Most business owners seem to think they can put an accurate value on their company, but this can make all the difference when trying to sell your business. Unfortunately, what many sellers do not understand is that they are emotionally invested in their business and more often than not, have unrealistic valuations. Since most qualified buyers have already wasted time with sellers who have unrealistic expectations, companies with high multiples will often times get passed over and experienced buyers won’t even take the time to explore the opportunity further. As a result, there are a substantial number of businesses that do not sell because they are overpriced or the seller is unwilling to negotiate fair market value with a potential buyer.

 

Real Estate vs Business Valuation

Market comparisons for real estate are well-established and publicly available, making it easy to value. For example, a home owner is looking to sell their house. After reviewing similar comps in the local market with same number of bedrooms and bathrooms, the average sale price is approximately $500K. If that home owner puts an asking price of $1MM for their home, essentially wanting double the price over houses in the same area, we all know what will happen. The home owner will become frustrated and either pull the property from the market months down the road or have to sell for a reduced price after all the qualified buyers purchase other reasonably priced houses. This is obviously a huge waste of time and energy for the home owner.

 

On the other hand, valuations for businesses have moving parts and are completely different than real estate, making them more difficult to value. There are a number of variables to consider but the simplest valuation includes a multiple of earnings before interest, taxes, depreciation and amortization (EBITDA). Depending on the industry, these valuations typically range anywhere from 1x to 5x multiples of EBITDA. For this reason, an unrealistic business valuation is the same as an overpriced piece of real estate. If comparable businesses in the industry are selling at 2.5x EBITDA multiples and a seller goes to market with a 10x EBITDA multiple, expect similar results. The seller is going to waste not only time and energy but money as well.

 

Common Reasons for Unrealistic Valuations

Besides being emotionally invested in their company, sellers often display symptoms common to most business owners once the decision has been made to sell.

 

The most common reason for unrealistic valuations is when a seller compares their business to public or viral online companies such as Facebook, Instagram, Pinterest, Uber, etc. These companies have raised millions in capital and registered millions of users, so comparing these biggest companies in the world to ordinary businesses for sale is completely unreasonable. The traditional company seller is not going to get a 50x EBITDA multiple nor should they expect this from a buyer.

 

Another common reason for unrealistic sellers is when valuations are based solely on sales revenues. Sellers will be disappointed if they only look at sales revenues and decide the company made $3MM in sales last year, so the valuation should be at least $3MM. Business owners need to understand that millions of dollars in sales is applaudable but if that same company made $3MM in sales but only $500K in EBITDA, fair market valuation will most likely be less than expected.

 

This is also the case when sellers look only at net income. A misperception in the industry is created when a business owner thinks because their net income increased, the valuation multiple should as well. While it is much more attractive to a buyer when a company has higher EBITDA figures, this doesn’t mean that the valuation will improve from an average 3x multiple to 4x.
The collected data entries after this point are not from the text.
@@ -909,7 +912,8 @@
    multi_plan_free(s->mplan);
    void *bufs[] = {s->rec_off, s->line_start, s->tile_cnt, s->hitmask, s->hdrmask, s->wave_off, s->hdr_off, s->hit_start,
                    s->hit_line, s->d_eqtab,
-                   s->nh, s->hit_col, s->nh_sum, s->ent, s->records, s->scan_ws, s->lead_fidx, s->lead_flag, s->lead_wend, s->lead_key, s->d_cnt, s->d_text};
+                   s->nh, s->hit_col, s->nh_sum, s->ent, s->records, s->scan_ws, s->lead_fidx, s->lead_flag, s->lead_wend, s->lead_key, s->d_cnt, s->d_text,
+                   s->d_bt_ent};
    for (void *b : bufs) if (b) (void)hipFree(b);
    if (s->h_cnt) (void)hipHostFree(s->h_cnt);
    if (s->h_eqtab) (void)hipHostFree(s->h_eqtab);
@@ -937,8 +941,8 @@
          if (ws_alloc((void **)&s->tile_cnt, tiles * sizeof(uint32_t))) return -1;
          s->cap_tiles = tiles;
       }
-      const size_t ftiles = seg / FUSED_MIN_TILE + 2;
-      const size_t slices = MAX_FUSED_GRID;
+      const size_t ftiles = seg / FUSED_MIN_TILE + 2 + SEEQ_BATCH_MAX_SEGS;
+      const size_t slices = MAX_FUSED_GRID * SEEQ_BATCH_MAX_SEGS;
       if (ftiles > s->cap_ftiles) {
          if (ws_alloc((void **)&s->ow.tile_cl, ftiles * sizeof(uint32_t))) return -1;
          if (ws_alloc((void **)&s->ow.tile_dirty, ftiles * sizeof(uint32_t))) return -1;
@@ -984,6 +988,7 @@
    if (s->cap_ftiles > largest) largest = s->cap_ftiles;
    size_t nb = largest / SCAN_BLOCK + 2;
    if (3 * (s->cap_ftiles / SCAN_BLOCK + 2) > nb) nb = 3 * (s->cap_ftiles / SCAN_BLOCK + 2);
+   if (nb < 2 * (size_t)SEEQ_ORDER_MAX_BLOCKS) nb = 2 * (size_t)SEEQ_ORDER_MAX_BLOCKS;
    if (nb > s->cap_scan_ws) {
       if (ws_alloc((void **)&s->scan_ws, nb * sizeof(uint32_t))) return -1;
       s->cap_scan_ws = nb;
@@ -1318,7 +1323,8 @@
    return 0;
 }
 
-static int seg_onepass(seeqdev_scan *s, const SegRun &r, ScanArgs &a, size_t sg, hipEvent_t *ev, bool &order2, uint32_t &stream_ntiles)
+static int seg_onepass(seeqdev_scan *s, const SegRun &r, ScanArgs &a, size_t sg, hipEvent_t *ev, bool &order2, uint32_t &stream_ntiles, size_t bj, size_t bn,
+                       bool &deferred)
 {
    const seeqdev_pattern *pat = r.pat;
    const int options = r.options, want = r.want, match_opt = r.options & 3, fw = r.fw, ncu = s->ncu;
@@ -1346,8 +1352,12 @@
    stream_ntiles = f.ntiles;
    f.eqtab = s->d_eqtab; f.peq = pat->d_peq;
    f.m = pat->wlen; f.tau = pat->tau; f.options = options; f.want = want;
-   f.tile_cl = ow.tile_cl; f.tile_hits = ow.tile_hits; f.tmp = ow.tmp; f.cap_tmp = (uint32_t)s->cap_hitlines;
-   f.wg_hits = ow.wg_hits; f.wg_part = ow.wg_part; f.wg_lastnl = stream_ll ? ow.wg_lastnl : nullptr;
+   const uint32_t tps = (uint32_t)((r.seg_bytes + tile_bytes - 1) / tile_bytes);
+   f.tile_cl = ow.tile_cl + bj * tps; f.tile_hits = ow.tile_hits + bj * tps; f.cap_tmp = (uint32_t)s->cap_hitlines;
+   f.slice_cap = f.cap_tmp / (uint32_t)(nslices * bn);
+   f.tmp = ow.tmp + bj * nslices * (size_t)f.slice_cap;
+   f.wg_hits = ow.wg_hits + bj * nslices; f.wg_part = ow.wg_part + 4 * bj * nslices;
+   f.wg_lastnl = stream_ll ? ow.wg_lastnl : nullptr;
    f.tile_dirty = f.wg_lastnl ? ow.tile_dirty : nullptr;
    f.tile_dmask = f.wg_lastnl ? ow.tile_dmask : nullptr;
    f.cnt = c;
@@ -1359,15 +1369,12 @@
       f.skip_thr = plan.skip_thr;
       if (use_pair) { f.dfa = pat->d_pair; f.dfa_rows = pat->pair_units; f.dfa_final_base = 0; f.pair = 1; f.ig_thr = plan.ig ? (uint32_t)(pat->wlen - pat->tau) : 0u; }
       if (use_myers) { f.dfa = (const uint16_t *)(s->d_eqtab + (size_t)512 * fw); f.dfa_rows = (uint32_t)(64 * fw); f.dfa_final_base = 0; f.pair = 2; }
-      uint64_t room = 0xFFFFFFF0ull - a.seg_len;
-      if (room > ((uint64_t)1 << 30)) room = (uint64_t)1 << 30;
-      pos_bias = (uint32_t)(a.seg_base < room ? a.seg_base : room) & ~127u;
+      pos_bias = seeq_pos_bias(a.seg_base, a.seg_len);
       f.pos_bias = pos_bias;
    }
    if (ev) { HIP_TRY(hipEventRecord(ev[0], st), EIO); HIP_TRY(hipEventRecord(ev[1], st), EIO); }
    unsigned fgrid = fused_grid;
    const unsigned nsl = nslices;
-   f.slice_cap = f.cap_tmp / nsl;
    if (use_stream) {
       void *kargs[] = {&f};
       HIP_TRY(hipLaunchKernel(stream_fn, dim3(fgrid), dim3(64 * (unsigned)nw), kargs, dfa_lds, st), EIO);
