# MarvelMathesh/sincformer-metacog-speech-enhancement

Measured on AMD Instinct MI355X. Metric: audio frames/sec/GPU (16 kHz, 512-frame utts) + mask RMSE vs CPU ref, higher is better.
Workload: dtype fp16 MFMA operands (PerceptionAgent, fusion, Conformer GEMMs, heads) + bf16 attention core, fp32 accumulate (ops.POLICIES['mixed']); 1 GPU; B256 x 512-frame utterances (L40880, T512) forward; batch_per_gpu=256, samples=40880, frames_per_utt=512, launch=eager launches, streams=3, precision_policy=mixed

## Files before the change

include/sincformer_hip.h:

```cpp
#ifndef SINCFORMER_HIP_H
#define SINCFORMER_HIP_H
#ifdef __cplusplus
extern "C" {
#endif

#define SFM_OK 0
#define SFM_ERR_ARG (-1)
#define SFM_ERR_SHAPE (-2)
#define SFM_ERR_LAUNCH (-3)
#define SFM_DT_BF16 0
#define SFM_DT_F16 1

#define SFM_EPI_NONE 0
#define SFM_EPI_SWISH 1
#define SFM_EPI_GELU 2
#define SFM_EPI_RESID 3
#define SFM_EPI_GLU 4
#define SFM_EPI_SIGMOID 5
#define SFM_EPI_TANH_SCALE 6
#define SFM_EPI_SIGMA 7
#define SFM_EPI_CPEA 8

int sfm_abi_version(void);

// ... 195 lines not shown
int sfm_layernorm_bwd_ex(const float* x, const float* gamma, const void* dy, int dy_16, const float* dres, float* dx,
                         float* dgamma, float* dbeta, int M, int D, int ldx, int ldy, int ld, float eps, int dtype,
                         float* ws, void* stream);
int sfm_layernorm_bwd_next(const float* x, const float* gamma, const void* dy, int dy_16, const float* dres, float* dx,
                           float* dgamma, float* dbeta, int M, int D, int ldx, int ldy, int ld, float eps, int dtype,
                           void* next16, float next_alpha, float next_p, unsigned int next_seed, float* ws, void* stream);
int sfm_ew_train(const void* z, const void* g, void* out, long long M, int N, int mode, int g_f32, int out_f32,
                 float alpha, float p, unsigned int seed, int dtype, void* stream);
long long sfm_col_stats_ws_floats(int M, int C);
int sfm_col_stats(const float* y, const float* aux, const float* mean, const float* rstd, float* S, int M, int C, float* ws,
                  void* stream);
int sfm_add_cols(const float* a, const float* b, float* out, long long M, int C, int Cb, long long lda, long long ldb, long long ldo,
                 void* stream);
int sfm_lstm_hprev16(const float* h, void* out, int B, int T, int H, int dtype, void* stream);
int sfm_bn_finalize(const float* S, const float* gamma, const float* beta, float* run_mean, float* run_var, float* mean,
                    float* rstd, float* sc, float* sh, int C, long long M, float eps, float momentum, int eval_mode,
                    void* stream);
int sfm_bn_swish_bwd(const void* g, const float* y, const float* mean, const float* rstd, const float* gamma,
                     const float* beta, float* S, float* dy, int M, int C, int g_f32, int pass, int dtype,
                     float* ws, void* stream);
long long sfm_dwconv_wgrad_scratch_floats(int B, int T, int C, int KS);
int sfm_dwconv_wgrad(const void* x, const float* dy, float* dw, float* db, float* scratch, int B, int T, int C, int KS,
                     int dtype, void* stream);
int sfm_attention_fwd_train(const void* qkv, void* out, float* lse, int B, int T, int H, int hd, int ldqkv,
                            int ldo, int koff, int voff, long long qkv_batch_stride, long long o_batch_stride,
                            float scale, float p_drop, unsigned int seed, int dtype, void* stream);
int sfm_attention_bwd(const void* qkv, const void* O, const void* dO, const float* lse, float* delta, void* dqkv,
                      int B, int T, int H, int hd, int ldqkv, int ldo, int koff, int voff, float p_drop,
                      unsigned int seed, int dtype, void* stream);
int sfm_lin256(const void* A, const void* W, const float* bias, void* out, int M, int NW, int lda, int ldo, int glu, int dtype,
               int out_dtype, void* stream);
int sfm_ln_lin256(const float* X32, int ldx, const float* lnw, const float* lnb, float eps, const void* W, const float* bias,
                  void* out, int M, int NW, int ldo, int glu, int dtype, int out_dtype, void* stream);
int sfm_headpool_frames_per_tile(int Tin, int Tout);
int sfm_headpool(const void* xd, const void* W, const float* bias, void* pooled, float* gn_partial, int B, int Tin, int Tout, int NW,
                 int lda, int ldp, int gcols, int dtype, void* stream);
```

The most obvious reason for an unrealistic business valuation involves sellers’ requirements or wants. Ignoring fair market valuation for a company and instead going to market because a seller needs “this many” millions of dollars is more common than you would guess. Retirement is a normal reason for a business owner to sell a company and buyers understand, but don’t think those buyers are willing to pay a premium for retirement. No matter what the reason for selling, buyers are only willing to purchase a business at fair market value and usually, they want a better deal than that.

 

Institutions and experienced buyers will only pay market value based on an industry EBITDA multiple that is reasonable. Unfortunately, the most important figures that buyers examine are bottom-line revenues and how much cash the company is actually bringing in year over year (YOY). When a business owner tries to add value from inventory, equipment, assets and non-cash flows that don’t produce revenues for the company, there may be a disconnect in valuation between buyer and seller. If a business owner paid $400K for equipment or $300K for inventory last year, it’s not likely a buyer will pay full price for that equipment and inventory at closing.

 

Conclusion

While most sellers seem to think they can put an accurate value on their company, more often than not, these business owners are emotionally invested and have unrealistic business valuation expectations. Experienced buyers have likely purchased companies in the past and unfortunately for sellers, won’t even take the time to examine overpriced or high multiple businesses for sale on the market. These buyers understand what dealing with an unrealistic seller means and as a result, there are a high percentage of businesses that do not sell because the company owner is unwilling to negotiate fair market value.

 

Sellers often display symptoms common to most business owners once the decision has been made to sell. It is very important for companies to take the advice of a professional mergers and acquisitions firm that can guide sellers through the valuation process and price the company appropriately for a sale. The majority of traditional businesses for sale will not come close to a Facebook or Instagram valuation and therefore, will not get 50x EBITDA multiple for their company. Since a trusted M&A advisor has closed hundreds of deals and knows the market inside and out, sellers can save not only time and effort from the frustration of an overpriced valuation but more importantly, money.